Once you reach the line that contains "const uint32_t t8 = lane < 8u ? tot : 0u;", retype it and every line after it exactly, ending with the last line of the entries.

#### [Data for this task]
+-------+
template <int SLOTS, int NB>
__device__ __forceinline__ uint32_t runs_ranks(const uint32_t bin[4], uint32_t pos[4])
{
    const uint32_t lane = threadIdx.x & 63u;
    uint32_t wc = 0;
#pragma unroll
    for (int b = 0; b < NB; ++b) {
        uint64_t m[4], any = 0;
#pragma unroll
        for (int j = 0; j < 4; ++j) {
            m[j] = ((SLOTS >> j) & 1) ? __ballot(bin[j] == (uint32_t)b) : 0ull;
            any |= m[j];
        }
        if (any == 0ull) continue;
        uint32_t t = 0, total = 0;
#pragma unroll
        for (int j = 0; j < 4; ++j)
            if ((SLOTS >> j) & 1) { t = mbcnt64(m[j], t); total += (uint32_t)__builtin_popcountll(m[j]); }
#pragma unroll
        for (int j = 0; j < 4; ++j)
            if ((SLOTS >> j) & 1) pos[j] = (bin[j] == (uint32_t)b) ? t : pos[j];
        wc = (lane == (uint32_t)b) ? total : wc;
    }
#pragma unroll
    for (int j = 1; j < 4; ++j)
#pragma unroll
        for (int i = 0; i < j; ++i)
            if (((SLOTS >> j) & 1) && ((SLOTS >> i) & 1)) pos[j] += (bin[i] == bin[j]) ? 1u : 0u;
    return wc;
}

template <typename T, bool PAIRED, bool NT, int BLOCK, bool FULL, int BINMODE>
__device__ __forceinline__ void classify_runs_body(const T *__restrict__ as1, const T *__restrict__ xs1,
                                                   const T *__restrict__ as2, const T *__restrict__ xs2,
                                                   const uint8_t *__restrict__ unit_bits8, T m, uint64_t n,
                                                   uint32_t *last_state, uint32_t *lds, const RunsSink &rs)
{
    static_assert(BLOCK == 512 && BLOCK * 4 == XM_GRAN, "eight waves, one granule");
    constexpr bool HAS6 = sizeof(T) == 8;
    constexpr int NB = HAS6 ? 7 : 6;
    const uint32_t lane = threadIdx.x & 63u;
    const uint32_t wave = (uint32_t)__builtin_amdgcn_readfirstlane((int)(threadIdx.x >> 6));
    const uint32_t g = blockIdx.x;
    const uint64_t g4 = (uint64_t)blockIdx.x * BLOCK + threadIdx.x;
    const uint64_t r0 = g4 * 4;
    T a1[4], x1[4], a2[4], x2[4];
    load4<T, NT, FULL>(as1, r0, n, a1);
    load4<T, NT, FULL>(xs1, r0, n, x1);
    load4<T, NT, FULL>(as2, r0, n, a2);
    load4<T, NT, FULL>(xs2, r0, n, x2);
    uint32_t mb = 0;
    if (FULL || r0 < n) mb = (uint32_t)(unit_bits8[g4 >> 1] >> ((g4 & 1u) * 4u)) & 0xFu;
    if (!FULL && r0 + 4 > n) mb &= (r0 < n) ? ((1u << (uint32_t)(n - r0)) - 1u) : 0u;
    uint32_t halo = 0;
    if (PAIRED && threadIdx.x == 0) {
        if (r0 > 0) {
            const uint64_t h = r0 - 1;
            halo = mapping_state<T>(as1[h], xs1[h], as2[h], xs2[h], m);
        } else {
            mb &= ~1u;
        }
    }
    uint32_t s[4];
#pragma unroll
    for (int j = 0; j < 4; ++j) s[j] = mapping_state<T>(a1[j], x1[j], a2[j], x2[j], m);
    uint32_t c[4], fwd[4] = {0, 0, 0, 0};
    if (PAIRED) {
        uint32_t prev = (uint32_t)__builtin_amdgcn_update_dpp(0, (int)s[3], 0x138, 0xf, 0xf, false);
        if (lane == 63) last_state[wave] = s[3];
        __syncthreads();
        if (lane == 0) prev = (wave == 0) ? halo : last_state[wave - 1];
        c[0] = (mb & 1u) ? ((prev << 3) | s[0]) : XM_NO_UNIT;
        c[1] = (mb & 2u) ? ((s[0] << 3) | s[1]) : XM_NO_UNIT;
        c[2] = (mb & 4u) ? ((s[1] << 3) | s[2]) : XM_NO_UNIT;
        c[3] = (mb & 8u) ? ((s[2] << 3) | s[3]) : XM_NO_UNIT;
        fwd[0] = prev; fwd[1] = s[0]; fwd[2] = s[1]; fwd[3] = s[2];
    } else {
        __syncthreads();
#pragma unroll
        for (int j = 0; j < 4; ++j) c[j] = ((mb >> j) & 1u) ? s[j] : XM_NO_UNIT;
    }
    uint32_t bin[4];
#pragma unroll
    for (int j = 0; j < 4; ++j) bin[j] = unit_bin_of<BINMODE, HAS6>(fwd[j], s[j], ((mb >> j) & 1u) != 0u);
    {
        const uint32_t rep = lane & (XM_HREP - 1u);
#pragma unroll
        for (int j = 0; j < 4; ++j) {
            const bool unit = c[j] != XM_NO_UNIT;
            if (__ballot(unit) == 0ull) continue;
            if (unit) atomicAdd(&lds[(c[j] & 63u) * XM_HREP + rep], 1u);
        }
    }
    uint32_t pos[4] = {0, 0, 0, 0};
    const bool inter = PAIRED && __ballot((mb & 5u) != 0u) == 0ull;
    const uint32_t wc = inter ? runs_ranks<0xA, NB>(bin, pos) : runs_ranks<0xF, NB>(bin, pos);
    uint32_t *wave_cnt = lds + XM_RUNS_WCNT_AT;
    uint16_t *slab = reinterpret_cast<uint16_t *>(lds + XM_RUNS_SLAB_AT);
    if (lane < 8u) wave_cnt[wave * 8u + lane] = wc;
    __syncthreads();
    uint32_t off, tot;
    {
        const uint32_t v = wave_cnt[lane];
        off = (lane >> 3) < wave ? v : 0u;
        tot = v;
        off += (uint32_t)__shfl_xor((int)off, 8, 64);  tot += (uint32_t)__shfl_xor((int)tot, 8, 64);
        off += (uint32_t)__shfl_xor((int)off, 16, 64); tot += (uint32_t)__shfl_xor((int)tot, 16, 64);
        off += (uint32_t)__shfl_xor((int)off, 32, 64); tot += (uint32_t)__shfl_xor((int)tot, 32, 64);
    }
    const uint32_t t8 = lane < 8u ? tot : 0u;
    const uint32_t incl8 = wave_scan_incl(t8);
    const uint32_t where = incl8 - t8 + off;
    const uint32_t units = lane_value(incl8, 7);
#pragma unroll
    for (int j = 0; j < 4; ++j) {
        uint32_t at = 0;
#pragma unroll
        for (int b = 0; b < NB; ++b) at = (bin[j] == (uint32_t)b) ? lane_value(where, b) : at;
        if (bin[j] < 7u) slab[at + pos[j]] = (uint16_t)(threadIdx.x * 4u + (uint32_t)j);
    }
    __syncthreads();
    if (threadIdx.x < (uint32_t)(XM_GRAN / 8) && threadIdx.x * 8u < units)
        reinterpret_cast<uint4 *>(rs.runs16 + (uint64_t)g * XM_GRAN)[threadIdx.x] = reinterpret_cast<const uint4 *>(slab)[threadIdx.x];
    if (wave == 0u) {
        if (lane < 8u) rs.gran_counts16[(uint64_t)g * 8u + lane] = (uint16_t)tot;
        const uint4 h0 = *reinterpret_cast<const uint4 *>(lds + lane * XM_HREP);
        const uint4 h1 = *reinterpret_cast<const uint4 *>(lds + lane * XM_HREP + 4);
        const uint32_t sum = h0.x + h0.y + h0.z + h0.w + h1.x + h1.y + h1.z + h1.w;
        if (sum != 0u) atomicAdd(&rs.counts_rep[(g % XM_COUNT_REPLICAS) * 64u + lane], (unsigned long long)sum);
    }
}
+-------+
#### [Exercise result]
    const uint32_t t8 = lane < 8u ? tot : 0u;
    const uint32_t incl8 = wave_scan_incl(t8);
    const uint32_t where = incl8 - t8 + off;
    const uint32_t units = lane_value(incl8, 7);
#pragma unroll
    for (int j = 0; j < 4; ++j) {
        uint32_t at = 0;
#pragma unroll
        for (int b = 0; b < NB; ++b) at = (bin[j] == (uint32_t)b) ? lane_value(where, b) : at;
        if (bin[j] < 7u) slab[at + pos[j]] = (uint16_t)(threadIdx.x * 4u + (uint32_t)j);
    }
    __syncthreads();
    if (threadIdx.x < (uint32_t)(XM_GRAN / 8) && threadIdx.x * 8u < units)
        reinterpret_cast<uint4 *>(rs.runs16 + (uint64_t)g * XM_GRAN)[threadIdx.x] = reinterpret_cast<const uint4 *>(slab)[threadIdx.x];
    if (wave == 0u) {
        if (lane < 8u) rs.gran_counts16[(uint64_t)g * 8u + lane] = (uint16_t)tot;
        const uint4 h0 = *reinterpret_cast<const uint4 *>(lds + lane * XM_HREP);
        const uint4 h1 = *reinterpret_cast<const uint4 *>(lds + lane * XM_HREP + 4);
        const uint32_t sum = h0.x + h0.y + h0.z + h0.w + h1.x + h1.y + h1.z + h1.w;
        if (sum != 0u) atomicAdd(&rs.counts_rep[(g % XM_COUNT_REPLICAS) * 64u + lane], (unsigned long long)sum);
    }
}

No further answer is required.